TASK GOAL: Your answer must match the data word for word.

TASK DATA:
· · ·
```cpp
template <int K>
struct tr_topk {
    float t[K];
// ... 726 lines not shown
    u.l1 = m1 ^ h1;
    u.both = h0 & h1;
    u.sw = ((u.both & lt) | ~h0) & act;
    u.pop = act & ~(h0 | h1);
    return u;
}
TR_HD bool tr_lane_in(uint64_t mask, int lane) {
#if defined(__HIP_DEVICE_COMPILE__)
    (void)lane;
    return __builtin_amdgcn_inverse_ballot_w64(mask);
#else
    return ((mask >> lane) & 1ull) != 0ull;
#endif
}


constexpr int TR_LEAFQ = 6;
struct tr_leafq {
    int32_t* base;
    int32_t stride;
};

template <typename W>
struct tr_ustate_t {
    int32_t node;
    uint32_t depth;
    W trail, owned;
    int32_t nq;
    int32_t pe;
};
// ... 108 lines not shown
```

### trimesh-ray-optix_amd/csrc/tr_internal.h

```cpp
#pragma once
#include <hip/hip_runtime.h>
#include <stdint.h>
#include <mutex>
#include <string>

#include "../../include/triro_hip.h"
#include "tr_bvh.h"
#include "tr_wide.h"

void tr_set_error(const std::string& msg);
int tr_fail(int code, const std::string& msg);

#define TR_HIP_TRY(expr)                                                                  \
    do {                                                                                  \
        hipError_t _e = (expr);                                                           \
        if (_e != hipSuccess) {                                                           \
            return tr_fail(_e == hipErrorOutOfMemory ? TR_ERR_OUT_OF_MEMORY : TR_ERR_HIP, \
                           std::string(#expr) + ": " + hipGetErrorName(_e) + " (" +       \
                               hipGetErrorString(_e) + ")");                              \
        }                                                                                 \
    } while (0)

#define TR_TRY(expr)            \
    do {                        \
// ... 26 lines not shown
struct tr_bvh {
    int device = 0;
    int64_t num_tris = 0;
    int64_t num_nodes = 0;
    int32_t depth = 0;
    int32_t key_mode = 0;
    void* arena = nullptr;
    int64_t arena_bytes = 0;
    int64_t capacity_tris = 0;
    tr_node* nodes = nullptr;
    tr_link* links = nullptr;
    tr_tri* tris = nullptr;
    tr_qnode* qnodes = nullptr;
    tr_qframe frame = {{0, 0, 0}, {1, 1, 1}};
    tr_qframe* frame_dev = nullptr;
    float aabb_min[3] = {0, 0, 0};
    float aabb_max[3] = {0, 0, 0};
    void* refit_temp = nullptr;
    size_t refit_temp_bytes = 0;
    tr_sched_slot sched[TR_SCHED_SLOTS];
    std::mutex* sched_mutex = nullptr;
    tr_wnode* wnodes = nullptr;
    int64_t wcap = 0, wcount = 0;
    uint8_t* wflag = nullptr;
    int64_t* widx = nullptr;
    int64_t wtmp_cap = 0;
    bool wide_valid = false;
    bool wide_unavailable = false;
    hipEvent_t wide_event = nullptr;
    hipStream_t wide_stream = nullptr;
    tr_launch_info last_launch = {};
    bool have_last_launch = false;
};

inline tr_bvh_view tr_view_of(const tr_bvh* bvh) {
    tr_bvh_view view;
    view.nodes = bvh->nodes; view.links = bvh->links; view.tris = bvh->tris; view.num_tris = bvh->num_tris;
    view.qnodes = bvh->qnodes; view.frame = bvh->frame; view.frame_dev = bvh->frame_dev;
    return view;
}

int tr_bvh_sync_frame(tr_bvh* bvh);

struct tr_device_state {
    bool ready = false;
    int device = 0;
    int num_cus = 0;
    int num_xcd = 8;
    int64_t l2_bytes = 0;
    int waves_per_cu = 0;
    int* counters = nullptr;
    unsigned next_counter = 0;
    void* build_temp = nullptr;
    size_t build_temp_bytes = 0;
    std::mutex build_mutex;
// ... 87 lines not shown
```

### trimesh-ray-optix_amd/triro/backend/ops.py

```python
from __future__ import annotations

import ctypes as C
import os
from typing import Tuple

import torch

_INT64_MAX = (1 << 63) - 1
MAX_ANYHIT_SIZE = 8
MAX_SIZE_LENGTH = 4

_LIB_NAME = "libtriro_hip.so"
ABI_VERSION = 10
_lib = None
_lib_error = None


class TrRays(C.Structure):
    _fields_ = [("d_origins", C.c_void_p), ("d_directions", C.c_void_p), ("nray", C.c_int64),
                ("shape", C.c_int64 * 4), ("ostride", C.c_int64 * 4), ("dstride", C.c_int64 * 4)]


class TrTopology(C.Structure):
    _fields_ = [("num_cus", C.c_int32), ("num_xcd", C.c_int32), ("waves_per_cu", C.c_int32), ("reserved", C.c_int32),
# ... 34 lines not shown
    "tr_abi_version": (_int, []),
    "tr_last_error": (C.c_char_p, []),
    "tr_bvh_build": (_int, [_vp, _i64, _vp, _i64, _vp, C.POINTER(_vp)]),
    "tr_bvh_update": (_int, [_vp, _vp, _i64, _vp, _i64, _vp]),
    "tr_bvh_refit": (_int, [_vp, _vp, _i64, _vp, _i64, _vp]),
    "tr_bvh_destroy": (_int, [_vp]),
    "tr_bvh_serialized_size": (_i64, [_vp]),
    "tr_bvh_serialize": (_int, [_vp, _vp, _i64, _vp]),
    "tr_bvh_deserialize": (_int, [_vp, _i64, _vp, C.POINTER(_vp)]),
    "tr_bvh_get_info": (_int, [_vp, C.POINTER(TrBvhInfo)]),
    "tr_bvh_last_launch": (_int, [_vp, C.POINTER(TrLaunchInfo)]),
    "tr_device_topology": (_int, [_int, C.POINTER(TrTopology)]),
    "tr_bvh_replica_hash": (_int, [_vp, C.POINTER(C.c_uint64), _vp]),
    "tr_bvh_download": (_int, [_vp, _vp, _vp, _vp, _vp]),
    "tr_bvh_download_qnodes": (_int, [_vp, _vp, _vp, _vp]),
    "tr_intersects_any": (_int, [_vp, C.POINTER(TrRays), _vp, _vp]),
    "tr_intersects_first": (_int, [_vp, C.POINTER(TrRays), _vp, _vp]),
    "tr_intersects_closest": (_int, [_vp, C.POINTER(TrRays), _vp, _vp, _vp, _vp, _vp, _vp]),
    "tr_intersects_count": (_int, [_vp, C.POINTER(TrRays), _vp, _vp]),
    "tr_intersects_closest_packed": (_int, [_vp, C.POINTER(TrRays), _vp, _vp]),
    "tr_closest_expand": (_int, [_vp, _i64, _vp, _i64, _vp, _i64, _vp, _vp, _vp, _vp, _vp, _vp]),
    "tr_intersects_closest_packed_slots": (_int, [_vp, C.POINTER(TrRays), _vp, _vp]),
    "tr_closest_expand_slots": (_int, [_vp, _vp, _i64, _vp, _vp, _vp, _vp, _vp, _vp]),
    "tr_closest_expand_slots_rows": (_int, [_vp, _vp, _i64, _i64, _vp, _vp, _vp, _vp, _vp, _vp]),
    "tr_intersects_closest_slots": (_int, [_vp, C.POINTER(TrRays), _vp, _vp]),
    "tr_closest_from_slots": (_int, [_vp, C.POINTER(TrRays), _vp, _i64, _vp, _vp, _vp, _vp, _vp, _vp]),
    "tr_hits_scan": (_int, [_vp, _i64, _i32, _vp, _vp, C.POINTER(_i64), _vp]),
    "tr_intersects_location_fill": (_int, [_vp, C.POINTER(TrRays), _i32, _vp, _vp, _vp, _vp, _i64, _vp]),
    "tr_intersects_count_topk": (_int, [_vp, C.POINTER(TrRays), _i32, _vp, _vp, _vp]),
    "tr_location_fill_slots": (_int, [_vp, C.POINTER(TrRays), _i32, _vp, _vp, _vp, _vp, _vp, _vp, _i64, _vp]),
# ... 979 lines not shown
```

### trimesh-ray-optix_amd/triro/ray/ray_optix.py

```python
from __future__ import annotations
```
· · ·
ANSWER TO THIS EXERCISE:
```cpp
template <int K>
struct tr_topk {
    float t[K];
// ... 726 lines not shown
    u.l1 = m1 ^ h1;
    u.both = h0 & h1;
    u.sw = ((u.both & lt) | ~h0) & act;
    u.pop = act & ~(h0 | h1);
    return u;
}
TR_HD bool tr_lane_in(uint64_t mask, int lane) {
#if defined(__HIP_DEVICE_COMPILE__)
    (void)lane;
    return __builtin_amdgcn_inverse_ballot_w64(mask);
#else
    return ((mask >> lane) & 1ull) != 0ull;
#endif
}


constexpr int TR_LEAFQ = 6;
struct tr_leafq {
    int32_t* base;
    int32_t stride;
};

template <typename W>
struct tr_ustate_t {
    int32_t node;
    uint32_t depth;
    W trail, owned;
    int32_t nq;
    int32_t pe;
};
// ... 108 lines not shown
```

### trimesh-ray-optix_amd/csrc/tr_internal.h

```cpp
#pragma once
#include <hip/hip_runtime.h>
#include <stdint.h>
#include <mutex>
#include <string>

#include "../../include/triro_hip.h"
#include "tr_bvh.h"
#include "tr_wide.h"

void tr_set_error(const std::string& msg);
int tr_fail(int code, const std::string& msg);

#define TR_HIP_TRY(expr)                                                                  \
    do {                                                                                  \
        hipError_t _e = (expr);                                                           \
        if (_e != hipSuccess) {                                                           \
            return tr_fail(_e == hipErrorOutOfMemory ? TR_ERR_OUT_OF_MEMORY : TR_ERR_HIP, \
                           std::string(#expr) + ": " + hipGetErrorName(_e) + " (" +       \
                               hipGetErrorString(_e) + ")");                              \
        }                                                                                 \
    } while (0)

#define TR_TRY(expr)            \
    do {                        \
// ... 26 lines not shown
struct tr_bvh {
    int device = 0;
    int64_t num_tris = 0;
    int64_t num_nodes = 0;
    int32_t depth = 0;
    int32_t key_mode = 0;
    void* arena = nullptr;
    int64_t arena_bytes = 0;
    int64_t capacity_tris = 0;
    tr_node* nodes = nullptr;
    tr_link* links = nullptr;
    tr_tri* tris = nullptr;
    tr_qnode* qnodes = nullptr;
    tr_qframe frame = {{0, 0, 0}, {1, 1, 1}};
    tr_qframe* frame_dev = nullptr;
    float aabb_min[3] = {0, 0, 0};
    float aabb_max[3] = {0, 0, 0};
    void* refit_temp = nullptr;
    size_t refit_temp_bytes = 0;
    tr_sched_slot sched[TR_SCHED_SLOTS];
    std::mutex* sched_mutex = nullptr;
    tr_wnode* wnodes = nullptr;
    int64_t wcap = 0, wcount = 0;
    uint8_t* wflag = nullptr;
    int64_t* widx = nullptr;
    int64_t wtmp_cap = 0;
    bool wide_valid = false;
    bool wide_unavailable = false;
    hipEvent_t wide_event = nullptr;
    hipStream_t wide_stream = nullptr;
    tr_launch_info last_launch = {};
    bool have_last_launch = false;
};

inline tr_bvh_view tr_view_of(const tr_bvh* bvh) {
    tr_bvh_view view;
    view.nodes = bvh->nodes; view.links = bvh->links; view.tris = bvh->tris; view.num_tris = bvh->num_tris;
    view.qnodes = bvh->qnodes; view.frame = bvh->frame; view.frame_dev = bvh->frame_dev;
    return view;
}

int tr_bvh_sync_frame(tr_bvh* bvh);

struct tr_device_state {
    bool ready = false;
    int device = 0;
    int num_cus = 0;
    int num_xcd = 8;
    int64_t l2_bytes = 0;
    int waves_per_cu = 0;
    int* counters = nullptr;
    unsigned next_counter = 0;
    void* build_temp = nullptr;
    size_t build_temp_bytes = 0;
    std::mutex build_mutex;
// ... 87 lines not shown
```

### trimesh-ray-optix_amd/triro/backend/ops.py

```python
from __future__ import annotations

import ctypes as C
import os
from typing import Tuple

import torch

_INT64_MAX = (1 << 63) - 1
MAX_ANYHIT_SIZE = 8
MAX_SIZE_LENGTH = 4

_LIB_NAME = "libtriro_hip.so"
ABI_VERSION = 10
_lib = None
_lib_error = None


class TrRays(C.Structure):
    _fields_ = [("d_origins", C.c_void_p), ("d_directions", C.c_void_p), ("nray", C.c_int64),
                ("shape", C.c_int64 * 4), ("ostride", C.c_int64 * 4), ("dstride", C.c_int64 * 4)]


class TrTopology(C.Structure):
    _fields_ = [("num_cus", C.c_int32), ("num_xcd", C.c_int32), ("waves_per_cu", C.c_int32), ("reserved", C.c_int32),
# ... 34 lines not shown
    "tr_abi_version": (_int, []),
    "tr_last_error": (C.c_char_p, []),
    "tr_bvh_build": (_int, [_vp, _i64, _vp, _i64, _vp, C.POINTER(_vp)]),
    "tr_bvh_update": (_int, [_vp, _vp, _i64, _vp, _i64, _vp]),
    "tr_bvh_refit": (_int, [_vp, _vp, _i64, _vp, _i64, _vp]),
    "tr_bvh_destroy": (_int, [_vp]),
    "tr_bvh_serialized_size": (_i64, [_vp]),
    "tr_bvh_serialize": (_int, [_vp, _vp, _i64, _vp]),
    "tr_bvh_deserialize": (_int, [_vp, _i64, _vp, C.POINTER(_vp)]),
    "tr_bvh_get_info": (_int, [_vp, C.POINTER(TrBvhInfo)]),
    "tr_bvh_last_launch": (_int, [_vp, C.POINTER(TrLaunchInfo)]),
    "tr_device_topology": (_int, [_int, C.POINTER(TrTopology)]),
    "tr_bvh_replica_hash": (_int, [_vp, C.POINTER(C.c_uint64), _vp]),
    "tr_bvh_download": (_int, [_vp, _vp, _vp, _vp, _vp]),
    "tr_bvh_download_qnodes": (_int, [_vp, _vp, _vp, _vp]),
    "tr_intersects_any": (_int, [_vp, C.POINTER(TrRays), _vp, _vp]),
    "tr_intersects_first": (_int, [_vp, C.POINTER(TrRays), _vp, _vp]),
    "tr_intersects_closest": (_int, [_vp, C.POINTER(TrRays), _vp, _vp, _vp, _vp, _vp, _vp]),
    "tr_intersects_count": (_int, [_vp, C.POINTER(TrRays), _vp, _vp]),
    "tr_intersects_closest_packed": (_int, [_vp, C.POINTER(TrRays), _vp, _vp]),
    "tr_closest_expand": (_int, [_vp, _i64, _vp, _i64, _vp, _i64, _vp, _vp, _vp, _vp, _vp, _vp]),
    "tr_intersects_closest_packed_slots": (_int, [_vp, C.POINTER(TrRays), _vp, _vp]),
    "tr_closest_expand_slots": (_int, [_vp, _vp, _i64, _vp, _vp, _vp, _vp, _vp, _vp]),
    "tr_closest_expand_slots_rows": (_int, [_vp, _vp, _i64, _i64, _vp, _vp, _vp, _vp, _vp, _vp]),
    "tr_intersects_closest_slots": (_int, [_vp, C.POINTER(TrRays), _vp, _vp]),
    "tr_closest_from_slots": (_int, [_vp, C.POINTER(TrRays), _vp, _i64, _vp, _vp, _vp, _vp, _vp, _vp]),
    "tr_hits_scan": (_int, [_vp, _i64, _i32, _vp, _vp, C.POINTER(_i64), _vp]),
    "tr_intersects_location_fill": (_int, [_vp, C.POINTER(TrRays), _i32, _vp, _vp, _vp, _vp, _i64, _vp]),
    "tr_intersects_count_topk": (_int, [_vp, C.POINTER(TrRays), _i32, _vp, _vp, _vp]),
    "tr_location_fill_slots": (_int, [_vp, C.POINTER(TrRays), _i32, _vp, _vp, _vp, _vp, _vp, _vp, _i64, _vp]),
# ... 979 lines not shown
```

### trimesh-ray-optix_amd/triro/ray/ray_optix.py

```python
from __future__ import annotations
```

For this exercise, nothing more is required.